═══ The records ═══

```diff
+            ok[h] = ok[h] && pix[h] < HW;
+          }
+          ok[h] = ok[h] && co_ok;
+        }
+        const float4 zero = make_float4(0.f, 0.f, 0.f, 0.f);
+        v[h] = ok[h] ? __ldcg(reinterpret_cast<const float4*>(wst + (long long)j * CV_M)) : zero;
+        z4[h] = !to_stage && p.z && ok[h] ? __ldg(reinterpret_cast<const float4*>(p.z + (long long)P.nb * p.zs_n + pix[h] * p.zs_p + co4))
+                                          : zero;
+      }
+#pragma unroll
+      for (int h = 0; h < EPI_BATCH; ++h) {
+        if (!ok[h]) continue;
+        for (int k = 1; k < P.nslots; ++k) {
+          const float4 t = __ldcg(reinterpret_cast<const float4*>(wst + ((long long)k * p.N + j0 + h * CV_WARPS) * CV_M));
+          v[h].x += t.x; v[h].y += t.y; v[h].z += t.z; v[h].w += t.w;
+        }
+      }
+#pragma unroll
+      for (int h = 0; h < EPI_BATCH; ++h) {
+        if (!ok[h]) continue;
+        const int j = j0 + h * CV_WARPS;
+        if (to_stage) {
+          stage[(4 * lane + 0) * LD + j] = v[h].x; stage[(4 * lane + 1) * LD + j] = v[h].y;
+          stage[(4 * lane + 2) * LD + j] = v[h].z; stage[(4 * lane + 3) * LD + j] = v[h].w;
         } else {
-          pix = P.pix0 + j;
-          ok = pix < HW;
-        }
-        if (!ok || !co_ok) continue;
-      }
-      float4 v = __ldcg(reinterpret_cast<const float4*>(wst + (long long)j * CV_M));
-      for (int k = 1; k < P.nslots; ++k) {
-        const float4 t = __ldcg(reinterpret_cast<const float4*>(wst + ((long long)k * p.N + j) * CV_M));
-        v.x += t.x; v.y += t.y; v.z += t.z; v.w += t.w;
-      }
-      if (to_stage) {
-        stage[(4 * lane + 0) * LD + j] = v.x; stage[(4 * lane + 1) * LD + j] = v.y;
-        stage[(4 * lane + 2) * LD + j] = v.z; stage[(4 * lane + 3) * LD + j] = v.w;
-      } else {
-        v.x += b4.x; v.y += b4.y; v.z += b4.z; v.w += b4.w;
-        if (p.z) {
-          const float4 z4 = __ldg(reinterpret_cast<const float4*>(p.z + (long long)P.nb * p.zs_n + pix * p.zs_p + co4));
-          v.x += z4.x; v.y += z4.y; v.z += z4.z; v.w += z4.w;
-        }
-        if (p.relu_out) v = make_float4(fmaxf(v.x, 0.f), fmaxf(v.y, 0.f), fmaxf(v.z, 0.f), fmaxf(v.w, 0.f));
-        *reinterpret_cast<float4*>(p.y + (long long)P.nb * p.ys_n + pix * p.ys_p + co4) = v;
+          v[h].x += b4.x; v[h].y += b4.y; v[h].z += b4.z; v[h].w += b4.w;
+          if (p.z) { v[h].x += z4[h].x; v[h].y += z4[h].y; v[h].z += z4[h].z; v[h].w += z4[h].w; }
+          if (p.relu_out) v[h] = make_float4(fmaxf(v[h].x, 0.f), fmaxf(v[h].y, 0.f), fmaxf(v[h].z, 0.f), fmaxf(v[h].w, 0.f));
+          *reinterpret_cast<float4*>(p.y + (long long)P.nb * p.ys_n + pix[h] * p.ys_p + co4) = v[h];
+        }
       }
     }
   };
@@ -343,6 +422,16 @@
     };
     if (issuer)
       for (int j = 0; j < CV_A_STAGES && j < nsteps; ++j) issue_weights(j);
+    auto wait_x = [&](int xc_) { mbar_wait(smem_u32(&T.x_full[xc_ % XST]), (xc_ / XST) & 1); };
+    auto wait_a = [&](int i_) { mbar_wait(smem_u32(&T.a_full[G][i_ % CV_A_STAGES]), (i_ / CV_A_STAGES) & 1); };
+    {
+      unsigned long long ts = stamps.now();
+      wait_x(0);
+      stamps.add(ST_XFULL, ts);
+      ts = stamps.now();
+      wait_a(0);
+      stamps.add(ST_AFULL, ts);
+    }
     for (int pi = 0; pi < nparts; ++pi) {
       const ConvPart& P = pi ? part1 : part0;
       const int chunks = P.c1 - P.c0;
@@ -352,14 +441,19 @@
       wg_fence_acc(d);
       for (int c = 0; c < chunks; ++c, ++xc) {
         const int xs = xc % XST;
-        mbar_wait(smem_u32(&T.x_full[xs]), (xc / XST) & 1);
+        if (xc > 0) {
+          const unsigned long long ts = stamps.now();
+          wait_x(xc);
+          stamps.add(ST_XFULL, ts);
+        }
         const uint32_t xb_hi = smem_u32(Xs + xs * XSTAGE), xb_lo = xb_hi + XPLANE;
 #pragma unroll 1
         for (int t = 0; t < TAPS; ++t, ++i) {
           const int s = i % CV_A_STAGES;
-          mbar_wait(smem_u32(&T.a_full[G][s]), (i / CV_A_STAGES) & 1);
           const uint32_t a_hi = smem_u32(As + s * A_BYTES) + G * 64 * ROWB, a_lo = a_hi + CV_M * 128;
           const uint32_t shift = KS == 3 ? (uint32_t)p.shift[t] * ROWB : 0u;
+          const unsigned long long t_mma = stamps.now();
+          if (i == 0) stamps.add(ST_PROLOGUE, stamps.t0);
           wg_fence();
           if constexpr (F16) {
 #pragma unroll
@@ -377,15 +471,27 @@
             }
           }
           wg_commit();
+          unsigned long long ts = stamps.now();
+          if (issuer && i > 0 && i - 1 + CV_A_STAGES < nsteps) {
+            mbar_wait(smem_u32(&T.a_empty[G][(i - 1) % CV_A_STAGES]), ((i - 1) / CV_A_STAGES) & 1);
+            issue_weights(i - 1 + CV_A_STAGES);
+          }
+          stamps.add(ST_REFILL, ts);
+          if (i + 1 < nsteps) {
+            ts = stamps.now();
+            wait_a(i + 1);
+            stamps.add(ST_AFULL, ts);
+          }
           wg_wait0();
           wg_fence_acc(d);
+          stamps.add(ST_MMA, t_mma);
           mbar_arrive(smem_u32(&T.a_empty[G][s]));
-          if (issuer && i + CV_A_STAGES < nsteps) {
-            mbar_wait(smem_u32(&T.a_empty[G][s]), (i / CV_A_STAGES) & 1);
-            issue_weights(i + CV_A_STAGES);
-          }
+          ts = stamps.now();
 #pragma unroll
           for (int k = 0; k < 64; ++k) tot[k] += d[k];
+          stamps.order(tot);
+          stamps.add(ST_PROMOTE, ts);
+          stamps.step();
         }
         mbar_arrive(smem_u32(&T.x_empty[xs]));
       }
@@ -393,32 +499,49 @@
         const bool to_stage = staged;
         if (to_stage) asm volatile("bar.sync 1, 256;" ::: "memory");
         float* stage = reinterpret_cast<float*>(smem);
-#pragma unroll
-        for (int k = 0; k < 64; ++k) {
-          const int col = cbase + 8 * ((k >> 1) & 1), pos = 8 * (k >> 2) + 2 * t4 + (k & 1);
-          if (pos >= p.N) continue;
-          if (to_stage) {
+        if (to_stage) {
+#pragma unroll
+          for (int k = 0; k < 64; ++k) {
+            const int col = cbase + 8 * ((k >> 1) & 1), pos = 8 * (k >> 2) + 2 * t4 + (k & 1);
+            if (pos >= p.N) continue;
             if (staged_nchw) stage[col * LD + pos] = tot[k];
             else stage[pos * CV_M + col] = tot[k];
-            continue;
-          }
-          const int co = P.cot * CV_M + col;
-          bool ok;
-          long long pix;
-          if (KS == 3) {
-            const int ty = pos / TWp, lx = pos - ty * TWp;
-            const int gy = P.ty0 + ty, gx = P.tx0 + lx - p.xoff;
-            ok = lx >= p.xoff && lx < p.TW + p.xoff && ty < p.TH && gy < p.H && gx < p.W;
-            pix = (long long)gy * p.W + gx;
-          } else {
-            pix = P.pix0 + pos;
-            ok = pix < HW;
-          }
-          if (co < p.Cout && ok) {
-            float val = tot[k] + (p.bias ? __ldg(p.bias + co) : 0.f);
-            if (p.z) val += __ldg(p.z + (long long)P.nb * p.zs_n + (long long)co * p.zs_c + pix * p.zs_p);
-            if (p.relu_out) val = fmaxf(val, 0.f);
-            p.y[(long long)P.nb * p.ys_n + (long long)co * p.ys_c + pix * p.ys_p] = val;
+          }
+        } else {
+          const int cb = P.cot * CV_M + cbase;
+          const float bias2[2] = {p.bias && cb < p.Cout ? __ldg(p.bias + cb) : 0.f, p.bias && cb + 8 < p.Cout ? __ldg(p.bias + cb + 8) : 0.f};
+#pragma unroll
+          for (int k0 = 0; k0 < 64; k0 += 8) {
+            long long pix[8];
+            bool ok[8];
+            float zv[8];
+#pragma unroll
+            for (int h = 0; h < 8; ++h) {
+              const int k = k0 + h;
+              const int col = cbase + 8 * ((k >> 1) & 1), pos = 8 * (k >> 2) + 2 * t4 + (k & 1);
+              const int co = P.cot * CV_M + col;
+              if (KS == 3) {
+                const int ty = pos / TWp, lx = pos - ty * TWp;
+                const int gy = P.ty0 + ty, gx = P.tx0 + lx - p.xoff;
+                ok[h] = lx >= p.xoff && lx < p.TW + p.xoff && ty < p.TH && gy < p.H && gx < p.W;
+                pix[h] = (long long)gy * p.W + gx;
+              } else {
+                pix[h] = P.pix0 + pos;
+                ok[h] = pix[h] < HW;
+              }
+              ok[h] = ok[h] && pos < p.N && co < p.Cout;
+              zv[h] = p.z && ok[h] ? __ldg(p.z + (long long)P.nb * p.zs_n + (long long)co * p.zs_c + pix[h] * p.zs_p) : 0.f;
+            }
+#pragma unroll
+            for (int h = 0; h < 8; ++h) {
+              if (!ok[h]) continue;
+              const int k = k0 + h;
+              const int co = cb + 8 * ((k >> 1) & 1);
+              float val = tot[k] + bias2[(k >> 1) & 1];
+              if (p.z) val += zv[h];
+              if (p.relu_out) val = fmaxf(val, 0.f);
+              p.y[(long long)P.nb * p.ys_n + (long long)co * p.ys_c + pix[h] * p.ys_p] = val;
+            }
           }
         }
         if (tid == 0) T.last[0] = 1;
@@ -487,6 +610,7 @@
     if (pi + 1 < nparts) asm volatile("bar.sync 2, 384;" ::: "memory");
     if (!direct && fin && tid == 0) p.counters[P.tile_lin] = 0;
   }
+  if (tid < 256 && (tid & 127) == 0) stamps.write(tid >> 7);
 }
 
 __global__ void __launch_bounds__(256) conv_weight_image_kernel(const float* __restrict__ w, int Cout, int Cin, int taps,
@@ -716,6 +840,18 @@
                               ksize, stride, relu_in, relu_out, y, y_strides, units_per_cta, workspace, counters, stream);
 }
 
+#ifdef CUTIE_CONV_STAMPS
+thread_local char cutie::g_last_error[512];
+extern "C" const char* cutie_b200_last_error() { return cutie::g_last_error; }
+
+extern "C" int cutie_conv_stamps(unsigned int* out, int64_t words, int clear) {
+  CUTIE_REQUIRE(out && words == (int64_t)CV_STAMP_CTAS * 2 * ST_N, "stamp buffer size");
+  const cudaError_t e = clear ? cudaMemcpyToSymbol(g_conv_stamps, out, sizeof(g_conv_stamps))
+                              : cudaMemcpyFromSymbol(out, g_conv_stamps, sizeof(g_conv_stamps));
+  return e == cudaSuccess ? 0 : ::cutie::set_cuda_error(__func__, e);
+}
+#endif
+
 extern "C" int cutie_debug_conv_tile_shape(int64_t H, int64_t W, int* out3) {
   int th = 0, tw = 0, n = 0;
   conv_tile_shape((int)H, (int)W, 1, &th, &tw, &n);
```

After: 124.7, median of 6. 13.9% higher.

═══

What the exercise asks >> Could you return every line from the entries above in which the string "nslots" occurs?

Finished task >>
+        for (int k = 1; k < P.nslots; ++k) {
-      for (int k = 1; k < P.nslots; ++k) {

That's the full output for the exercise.